Entries taken from a collection
····················

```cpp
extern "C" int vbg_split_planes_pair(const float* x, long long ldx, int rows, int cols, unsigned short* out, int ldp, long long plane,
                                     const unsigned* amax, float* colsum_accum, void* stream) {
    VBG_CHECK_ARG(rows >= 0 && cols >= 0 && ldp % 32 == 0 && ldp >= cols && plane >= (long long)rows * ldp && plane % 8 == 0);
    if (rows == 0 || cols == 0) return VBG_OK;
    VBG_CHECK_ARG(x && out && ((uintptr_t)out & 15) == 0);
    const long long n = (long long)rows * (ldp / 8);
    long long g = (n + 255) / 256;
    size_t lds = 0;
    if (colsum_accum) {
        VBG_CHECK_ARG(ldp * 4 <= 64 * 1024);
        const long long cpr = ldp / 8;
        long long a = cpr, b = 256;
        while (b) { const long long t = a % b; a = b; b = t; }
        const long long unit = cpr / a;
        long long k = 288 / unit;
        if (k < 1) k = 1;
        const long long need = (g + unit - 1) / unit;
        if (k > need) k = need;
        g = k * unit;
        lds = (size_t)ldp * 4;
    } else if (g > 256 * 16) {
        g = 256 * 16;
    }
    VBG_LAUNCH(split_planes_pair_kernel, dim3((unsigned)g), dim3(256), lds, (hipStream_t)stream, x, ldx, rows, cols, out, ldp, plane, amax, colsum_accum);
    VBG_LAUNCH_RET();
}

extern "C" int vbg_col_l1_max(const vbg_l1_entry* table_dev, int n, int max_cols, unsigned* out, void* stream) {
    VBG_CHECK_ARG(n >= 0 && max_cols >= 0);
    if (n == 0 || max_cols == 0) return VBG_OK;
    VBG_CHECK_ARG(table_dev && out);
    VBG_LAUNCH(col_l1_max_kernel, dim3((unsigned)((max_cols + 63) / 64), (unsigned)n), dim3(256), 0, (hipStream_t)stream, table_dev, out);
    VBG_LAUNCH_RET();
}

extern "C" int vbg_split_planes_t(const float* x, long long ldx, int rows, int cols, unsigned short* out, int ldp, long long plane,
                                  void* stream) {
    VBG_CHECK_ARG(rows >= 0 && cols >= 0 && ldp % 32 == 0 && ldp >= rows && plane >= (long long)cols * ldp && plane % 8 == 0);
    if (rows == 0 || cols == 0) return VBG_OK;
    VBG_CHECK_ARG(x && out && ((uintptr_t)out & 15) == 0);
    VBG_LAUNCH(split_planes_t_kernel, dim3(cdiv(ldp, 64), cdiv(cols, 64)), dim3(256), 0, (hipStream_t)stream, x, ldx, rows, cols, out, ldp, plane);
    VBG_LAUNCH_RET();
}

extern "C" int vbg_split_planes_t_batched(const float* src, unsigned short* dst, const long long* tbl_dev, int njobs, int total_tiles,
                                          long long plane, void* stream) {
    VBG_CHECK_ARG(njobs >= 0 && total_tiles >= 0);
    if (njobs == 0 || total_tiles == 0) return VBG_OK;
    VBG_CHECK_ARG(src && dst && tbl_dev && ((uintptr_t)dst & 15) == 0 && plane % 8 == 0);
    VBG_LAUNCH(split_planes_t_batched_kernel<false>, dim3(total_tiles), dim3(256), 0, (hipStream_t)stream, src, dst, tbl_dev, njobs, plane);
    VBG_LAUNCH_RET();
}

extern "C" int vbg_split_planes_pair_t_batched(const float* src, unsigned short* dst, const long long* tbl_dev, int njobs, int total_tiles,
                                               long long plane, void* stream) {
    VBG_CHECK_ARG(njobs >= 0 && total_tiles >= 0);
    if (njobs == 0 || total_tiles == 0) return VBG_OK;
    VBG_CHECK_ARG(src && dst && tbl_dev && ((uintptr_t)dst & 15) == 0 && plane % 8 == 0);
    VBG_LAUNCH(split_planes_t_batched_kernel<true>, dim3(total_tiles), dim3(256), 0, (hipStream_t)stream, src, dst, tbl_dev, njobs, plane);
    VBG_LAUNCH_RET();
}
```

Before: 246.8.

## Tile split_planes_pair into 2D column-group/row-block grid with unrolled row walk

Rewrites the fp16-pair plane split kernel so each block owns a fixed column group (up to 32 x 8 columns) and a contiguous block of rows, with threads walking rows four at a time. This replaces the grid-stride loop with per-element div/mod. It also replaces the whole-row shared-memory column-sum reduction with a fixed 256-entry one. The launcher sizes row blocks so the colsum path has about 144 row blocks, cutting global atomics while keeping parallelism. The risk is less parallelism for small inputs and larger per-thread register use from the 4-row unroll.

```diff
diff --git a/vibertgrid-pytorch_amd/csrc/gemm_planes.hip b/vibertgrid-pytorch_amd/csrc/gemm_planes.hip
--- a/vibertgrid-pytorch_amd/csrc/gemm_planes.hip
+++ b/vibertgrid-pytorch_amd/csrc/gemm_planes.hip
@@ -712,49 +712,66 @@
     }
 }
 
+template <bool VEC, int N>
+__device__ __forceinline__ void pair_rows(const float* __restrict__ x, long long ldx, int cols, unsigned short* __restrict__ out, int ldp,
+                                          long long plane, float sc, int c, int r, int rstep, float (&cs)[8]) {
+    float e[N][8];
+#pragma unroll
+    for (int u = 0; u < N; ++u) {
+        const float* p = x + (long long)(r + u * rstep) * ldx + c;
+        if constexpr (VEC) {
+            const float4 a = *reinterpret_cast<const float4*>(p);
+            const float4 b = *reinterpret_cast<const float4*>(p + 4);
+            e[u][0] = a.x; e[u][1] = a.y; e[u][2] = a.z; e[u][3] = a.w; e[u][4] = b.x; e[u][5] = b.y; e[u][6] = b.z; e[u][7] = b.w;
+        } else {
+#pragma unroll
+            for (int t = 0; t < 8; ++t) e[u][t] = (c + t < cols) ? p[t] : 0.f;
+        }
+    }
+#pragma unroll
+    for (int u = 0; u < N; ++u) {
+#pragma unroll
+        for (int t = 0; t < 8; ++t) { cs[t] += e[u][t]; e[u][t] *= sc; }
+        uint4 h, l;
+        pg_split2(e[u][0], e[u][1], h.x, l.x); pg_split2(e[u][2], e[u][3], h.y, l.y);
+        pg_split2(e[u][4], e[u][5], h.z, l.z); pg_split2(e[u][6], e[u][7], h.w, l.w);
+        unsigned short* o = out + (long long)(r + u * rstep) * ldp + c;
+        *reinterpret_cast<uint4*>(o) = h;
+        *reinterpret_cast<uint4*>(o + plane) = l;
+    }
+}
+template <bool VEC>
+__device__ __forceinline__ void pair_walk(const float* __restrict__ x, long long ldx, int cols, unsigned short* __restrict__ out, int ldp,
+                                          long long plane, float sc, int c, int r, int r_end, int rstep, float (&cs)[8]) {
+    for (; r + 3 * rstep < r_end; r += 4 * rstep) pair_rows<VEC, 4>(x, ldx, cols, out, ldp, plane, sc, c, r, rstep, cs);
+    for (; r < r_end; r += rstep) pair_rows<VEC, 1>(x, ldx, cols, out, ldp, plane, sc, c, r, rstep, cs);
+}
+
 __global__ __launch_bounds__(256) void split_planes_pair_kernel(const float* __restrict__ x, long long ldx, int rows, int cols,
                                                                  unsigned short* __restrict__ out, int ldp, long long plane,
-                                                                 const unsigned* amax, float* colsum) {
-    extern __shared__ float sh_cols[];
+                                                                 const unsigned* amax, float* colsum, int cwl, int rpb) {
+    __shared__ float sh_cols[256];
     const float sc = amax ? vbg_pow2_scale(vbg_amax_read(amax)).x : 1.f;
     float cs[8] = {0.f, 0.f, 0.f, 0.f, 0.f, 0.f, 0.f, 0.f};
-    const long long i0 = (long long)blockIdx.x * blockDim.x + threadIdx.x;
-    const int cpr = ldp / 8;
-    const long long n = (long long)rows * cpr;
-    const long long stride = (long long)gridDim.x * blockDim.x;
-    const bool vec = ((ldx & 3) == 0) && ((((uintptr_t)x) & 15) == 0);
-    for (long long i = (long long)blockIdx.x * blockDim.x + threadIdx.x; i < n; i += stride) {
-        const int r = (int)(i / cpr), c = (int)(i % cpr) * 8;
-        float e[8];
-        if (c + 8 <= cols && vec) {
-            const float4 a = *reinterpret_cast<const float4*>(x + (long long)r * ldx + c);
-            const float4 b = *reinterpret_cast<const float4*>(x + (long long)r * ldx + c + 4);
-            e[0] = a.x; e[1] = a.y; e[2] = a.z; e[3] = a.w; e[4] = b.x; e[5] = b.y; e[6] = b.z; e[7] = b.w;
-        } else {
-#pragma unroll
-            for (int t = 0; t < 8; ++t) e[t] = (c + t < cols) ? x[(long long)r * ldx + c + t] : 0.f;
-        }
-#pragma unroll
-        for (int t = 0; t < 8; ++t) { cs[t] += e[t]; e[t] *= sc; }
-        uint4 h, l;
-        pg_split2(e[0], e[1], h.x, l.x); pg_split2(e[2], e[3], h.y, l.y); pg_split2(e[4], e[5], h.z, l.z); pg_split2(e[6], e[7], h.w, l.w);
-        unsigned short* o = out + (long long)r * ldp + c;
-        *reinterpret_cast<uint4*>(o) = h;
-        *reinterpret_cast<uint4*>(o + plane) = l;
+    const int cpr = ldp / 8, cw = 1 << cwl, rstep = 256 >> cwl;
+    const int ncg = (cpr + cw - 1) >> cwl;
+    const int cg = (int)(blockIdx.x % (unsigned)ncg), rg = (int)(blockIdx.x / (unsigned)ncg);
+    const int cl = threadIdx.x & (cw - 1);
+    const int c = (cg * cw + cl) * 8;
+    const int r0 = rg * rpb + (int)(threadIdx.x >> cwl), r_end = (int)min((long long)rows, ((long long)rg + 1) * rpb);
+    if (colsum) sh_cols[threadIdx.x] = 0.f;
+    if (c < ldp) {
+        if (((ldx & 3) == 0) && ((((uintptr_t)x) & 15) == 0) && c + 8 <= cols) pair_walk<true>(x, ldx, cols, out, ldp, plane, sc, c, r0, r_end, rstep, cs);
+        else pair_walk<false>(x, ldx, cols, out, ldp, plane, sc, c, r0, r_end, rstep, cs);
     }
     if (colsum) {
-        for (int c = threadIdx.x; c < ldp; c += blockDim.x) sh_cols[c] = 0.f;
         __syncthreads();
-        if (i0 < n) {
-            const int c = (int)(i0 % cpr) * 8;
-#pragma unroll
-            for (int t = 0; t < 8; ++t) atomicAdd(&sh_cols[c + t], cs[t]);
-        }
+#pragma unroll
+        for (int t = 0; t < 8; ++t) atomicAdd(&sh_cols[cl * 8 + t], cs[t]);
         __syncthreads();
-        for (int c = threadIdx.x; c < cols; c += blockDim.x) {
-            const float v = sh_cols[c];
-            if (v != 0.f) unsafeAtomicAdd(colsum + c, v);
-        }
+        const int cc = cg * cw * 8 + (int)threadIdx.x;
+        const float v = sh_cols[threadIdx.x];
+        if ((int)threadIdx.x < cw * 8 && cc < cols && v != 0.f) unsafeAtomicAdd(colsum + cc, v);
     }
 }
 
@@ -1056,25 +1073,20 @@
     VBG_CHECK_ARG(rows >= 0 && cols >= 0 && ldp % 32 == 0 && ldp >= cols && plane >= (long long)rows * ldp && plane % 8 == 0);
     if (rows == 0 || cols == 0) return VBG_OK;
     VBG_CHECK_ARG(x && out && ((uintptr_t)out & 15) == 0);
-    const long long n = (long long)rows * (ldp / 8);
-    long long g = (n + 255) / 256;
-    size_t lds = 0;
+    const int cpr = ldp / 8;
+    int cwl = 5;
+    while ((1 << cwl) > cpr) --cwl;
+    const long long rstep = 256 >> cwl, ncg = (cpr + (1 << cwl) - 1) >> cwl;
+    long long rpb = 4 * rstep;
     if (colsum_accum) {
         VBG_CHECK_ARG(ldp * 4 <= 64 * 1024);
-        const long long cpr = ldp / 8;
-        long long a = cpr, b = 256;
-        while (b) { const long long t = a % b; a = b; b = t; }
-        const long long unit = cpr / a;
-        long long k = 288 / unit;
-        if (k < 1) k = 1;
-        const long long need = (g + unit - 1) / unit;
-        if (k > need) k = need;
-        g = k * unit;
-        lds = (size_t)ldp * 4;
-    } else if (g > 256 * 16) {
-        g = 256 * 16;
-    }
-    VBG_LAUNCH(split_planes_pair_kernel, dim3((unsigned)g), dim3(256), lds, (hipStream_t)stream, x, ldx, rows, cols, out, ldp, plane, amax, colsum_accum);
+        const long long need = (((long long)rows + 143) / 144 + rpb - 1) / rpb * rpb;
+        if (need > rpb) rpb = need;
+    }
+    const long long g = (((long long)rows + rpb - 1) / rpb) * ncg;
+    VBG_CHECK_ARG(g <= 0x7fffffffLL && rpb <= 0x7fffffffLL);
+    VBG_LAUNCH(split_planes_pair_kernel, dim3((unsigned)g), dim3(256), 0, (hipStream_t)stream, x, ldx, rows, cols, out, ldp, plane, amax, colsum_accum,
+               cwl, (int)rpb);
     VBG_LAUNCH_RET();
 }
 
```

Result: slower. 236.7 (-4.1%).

····················

## Task to carry out
Count every line above that holds the word "extern", and state the number and nothing more.

## Solved exercise
6